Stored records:

:::::

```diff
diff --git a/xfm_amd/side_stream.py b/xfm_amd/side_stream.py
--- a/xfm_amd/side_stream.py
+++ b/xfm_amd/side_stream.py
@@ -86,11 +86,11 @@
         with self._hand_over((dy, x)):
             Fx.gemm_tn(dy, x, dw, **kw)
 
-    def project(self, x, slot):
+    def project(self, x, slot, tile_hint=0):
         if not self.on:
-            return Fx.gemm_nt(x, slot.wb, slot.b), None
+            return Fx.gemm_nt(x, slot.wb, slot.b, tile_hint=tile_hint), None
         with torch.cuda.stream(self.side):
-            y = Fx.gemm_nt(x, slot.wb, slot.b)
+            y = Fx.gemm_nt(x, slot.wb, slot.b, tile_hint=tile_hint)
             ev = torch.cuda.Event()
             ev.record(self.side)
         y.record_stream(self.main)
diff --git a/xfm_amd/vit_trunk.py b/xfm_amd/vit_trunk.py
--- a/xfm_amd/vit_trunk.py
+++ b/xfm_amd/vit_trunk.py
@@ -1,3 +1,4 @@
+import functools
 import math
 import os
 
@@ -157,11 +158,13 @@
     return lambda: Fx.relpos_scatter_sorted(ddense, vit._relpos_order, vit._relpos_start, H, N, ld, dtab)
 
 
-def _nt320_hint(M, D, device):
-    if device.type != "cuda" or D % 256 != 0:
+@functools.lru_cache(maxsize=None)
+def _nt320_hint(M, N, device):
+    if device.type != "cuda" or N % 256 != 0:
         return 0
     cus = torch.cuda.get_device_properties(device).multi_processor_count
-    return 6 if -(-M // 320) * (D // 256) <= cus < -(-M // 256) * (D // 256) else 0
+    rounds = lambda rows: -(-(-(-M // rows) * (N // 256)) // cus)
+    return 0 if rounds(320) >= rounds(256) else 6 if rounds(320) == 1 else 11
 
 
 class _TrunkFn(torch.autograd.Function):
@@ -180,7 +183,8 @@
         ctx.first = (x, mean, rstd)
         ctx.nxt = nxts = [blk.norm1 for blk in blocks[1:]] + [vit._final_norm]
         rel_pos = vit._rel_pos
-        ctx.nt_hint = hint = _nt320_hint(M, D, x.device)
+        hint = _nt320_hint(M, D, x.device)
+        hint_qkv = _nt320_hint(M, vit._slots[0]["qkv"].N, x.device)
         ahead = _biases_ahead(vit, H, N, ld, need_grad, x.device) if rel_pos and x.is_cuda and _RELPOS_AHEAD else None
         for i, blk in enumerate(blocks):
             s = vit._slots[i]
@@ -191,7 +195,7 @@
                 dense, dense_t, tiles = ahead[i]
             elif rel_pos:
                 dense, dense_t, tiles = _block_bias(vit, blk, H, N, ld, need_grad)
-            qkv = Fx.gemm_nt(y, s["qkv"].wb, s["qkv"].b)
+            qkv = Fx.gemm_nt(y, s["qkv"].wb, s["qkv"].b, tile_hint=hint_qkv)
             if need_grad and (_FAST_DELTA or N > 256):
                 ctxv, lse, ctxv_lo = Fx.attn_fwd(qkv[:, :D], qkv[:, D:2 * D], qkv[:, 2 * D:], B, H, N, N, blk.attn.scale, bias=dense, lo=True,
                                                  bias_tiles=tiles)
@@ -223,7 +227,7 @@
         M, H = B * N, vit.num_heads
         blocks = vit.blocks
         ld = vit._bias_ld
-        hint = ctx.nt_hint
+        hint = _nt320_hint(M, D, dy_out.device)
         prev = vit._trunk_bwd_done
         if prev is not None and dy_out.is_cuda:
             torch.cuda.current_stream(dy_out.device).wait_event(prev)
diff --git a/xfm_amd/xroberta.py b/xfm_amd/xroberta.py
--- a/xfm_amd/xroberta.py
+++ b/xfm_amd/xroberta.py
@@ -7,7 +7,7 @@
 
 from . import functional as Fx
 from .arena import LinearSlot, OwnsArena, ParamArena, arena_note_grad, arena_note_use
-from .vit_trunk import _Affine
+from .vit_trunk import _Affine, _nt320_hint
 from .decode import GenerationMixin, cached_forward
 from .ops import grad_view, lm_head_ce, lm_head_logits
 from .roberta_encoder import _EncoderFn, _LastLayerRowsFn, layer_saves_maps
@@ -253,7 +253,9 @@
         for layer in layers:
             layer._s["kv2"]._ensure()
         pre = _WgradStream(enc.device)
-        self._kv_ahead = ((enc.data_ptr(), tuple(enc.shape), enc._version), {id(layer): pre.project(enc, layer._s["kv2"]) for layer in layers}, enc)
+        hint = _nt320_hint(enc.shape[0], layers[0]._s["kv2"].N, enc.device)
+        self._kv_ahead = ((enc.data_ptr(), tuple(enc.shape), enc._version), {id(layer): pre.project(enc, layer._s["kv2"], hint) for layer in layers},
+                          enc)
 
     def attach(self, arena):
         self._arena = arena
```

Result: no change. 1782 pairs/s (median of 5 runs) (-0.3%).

:::::

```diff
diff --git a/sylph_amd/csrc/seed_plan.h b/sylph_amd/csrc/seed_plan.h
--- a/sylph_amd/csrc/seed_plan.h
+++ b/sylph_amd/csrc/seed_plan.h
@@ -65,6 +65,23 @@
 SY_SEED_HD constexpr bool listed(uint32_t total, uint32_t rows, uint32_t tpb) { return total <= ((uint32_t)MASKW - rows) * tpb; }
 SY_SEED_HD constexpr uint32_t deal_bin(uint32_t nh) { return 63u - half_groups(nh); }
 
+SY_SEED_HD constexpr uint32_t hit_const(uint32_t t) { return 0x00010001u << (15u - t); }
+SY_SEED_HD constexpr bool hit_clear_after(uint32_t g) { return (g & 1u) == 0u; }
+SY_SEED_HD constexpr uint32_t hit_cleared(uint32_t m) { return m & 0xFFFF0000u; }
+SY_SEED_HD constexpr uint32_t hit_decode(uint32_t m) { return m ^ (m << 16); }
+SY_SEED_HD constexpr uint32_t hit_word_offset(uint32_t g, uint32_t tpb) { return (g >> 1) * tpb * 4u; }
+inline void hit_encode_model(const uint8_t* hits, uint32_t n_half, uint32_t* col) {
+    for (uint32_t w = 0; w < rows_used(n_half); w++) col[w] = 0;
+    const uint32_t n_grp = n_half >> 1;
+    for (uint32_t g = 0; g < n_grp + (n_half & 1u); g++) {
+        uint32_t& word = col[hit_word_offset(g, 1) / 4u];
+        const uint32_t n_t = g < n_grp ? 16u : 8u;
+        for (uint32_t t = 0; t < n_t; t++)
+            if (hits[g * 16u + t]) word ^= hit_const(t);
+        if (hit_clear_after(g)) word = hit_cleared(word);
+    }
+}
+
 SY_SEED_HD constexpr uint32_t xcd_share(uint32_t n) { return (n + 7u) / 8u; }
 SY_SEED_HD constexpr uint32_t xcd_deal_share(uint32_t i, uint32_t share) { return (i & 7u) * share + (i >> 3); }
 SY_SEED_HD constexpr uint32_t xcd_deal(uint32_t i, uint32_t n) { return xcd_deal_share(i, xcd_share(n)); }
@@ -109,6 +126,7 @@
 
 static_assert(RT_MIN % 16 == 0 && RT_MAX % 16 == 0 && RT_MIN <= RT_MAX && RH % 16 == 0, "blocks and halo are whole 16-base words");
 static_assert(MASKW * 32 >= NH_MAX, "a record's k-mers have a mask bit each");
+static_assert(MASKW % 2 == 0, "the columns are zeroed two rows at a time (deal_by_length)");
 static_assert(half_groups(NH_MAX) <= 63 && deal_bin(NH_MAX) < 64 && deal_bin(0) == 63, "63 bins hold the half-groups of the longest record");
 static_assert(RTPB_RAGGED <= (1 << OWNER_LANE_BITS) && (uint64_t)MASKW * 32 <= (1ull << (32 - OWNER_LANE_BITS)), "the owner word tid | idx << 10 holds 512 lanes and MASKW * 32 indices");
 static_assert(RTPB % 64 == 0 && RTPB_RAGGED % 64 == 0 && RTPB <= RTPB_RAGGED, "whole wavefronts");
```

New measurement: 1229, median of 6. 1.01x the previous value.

:::::

- ACTIVITY -
Select all lines with the word "blocks" from the entries above.

- WRITTEN SOLUTION -
         ctx.nxt = nxts = [blk.norm1 for blk in blocks[1:]] + [vit._final_norm]
         for i, blk in enumerate(blocks):
         blocks = vit.blocks
 static_assert(RT_MIN % 16 == 0 && RT_MAX % 16 == 0 && RT_MIN <= RT_MAX && RH % 16 == 0, "blocks and halo are whole 16-base words");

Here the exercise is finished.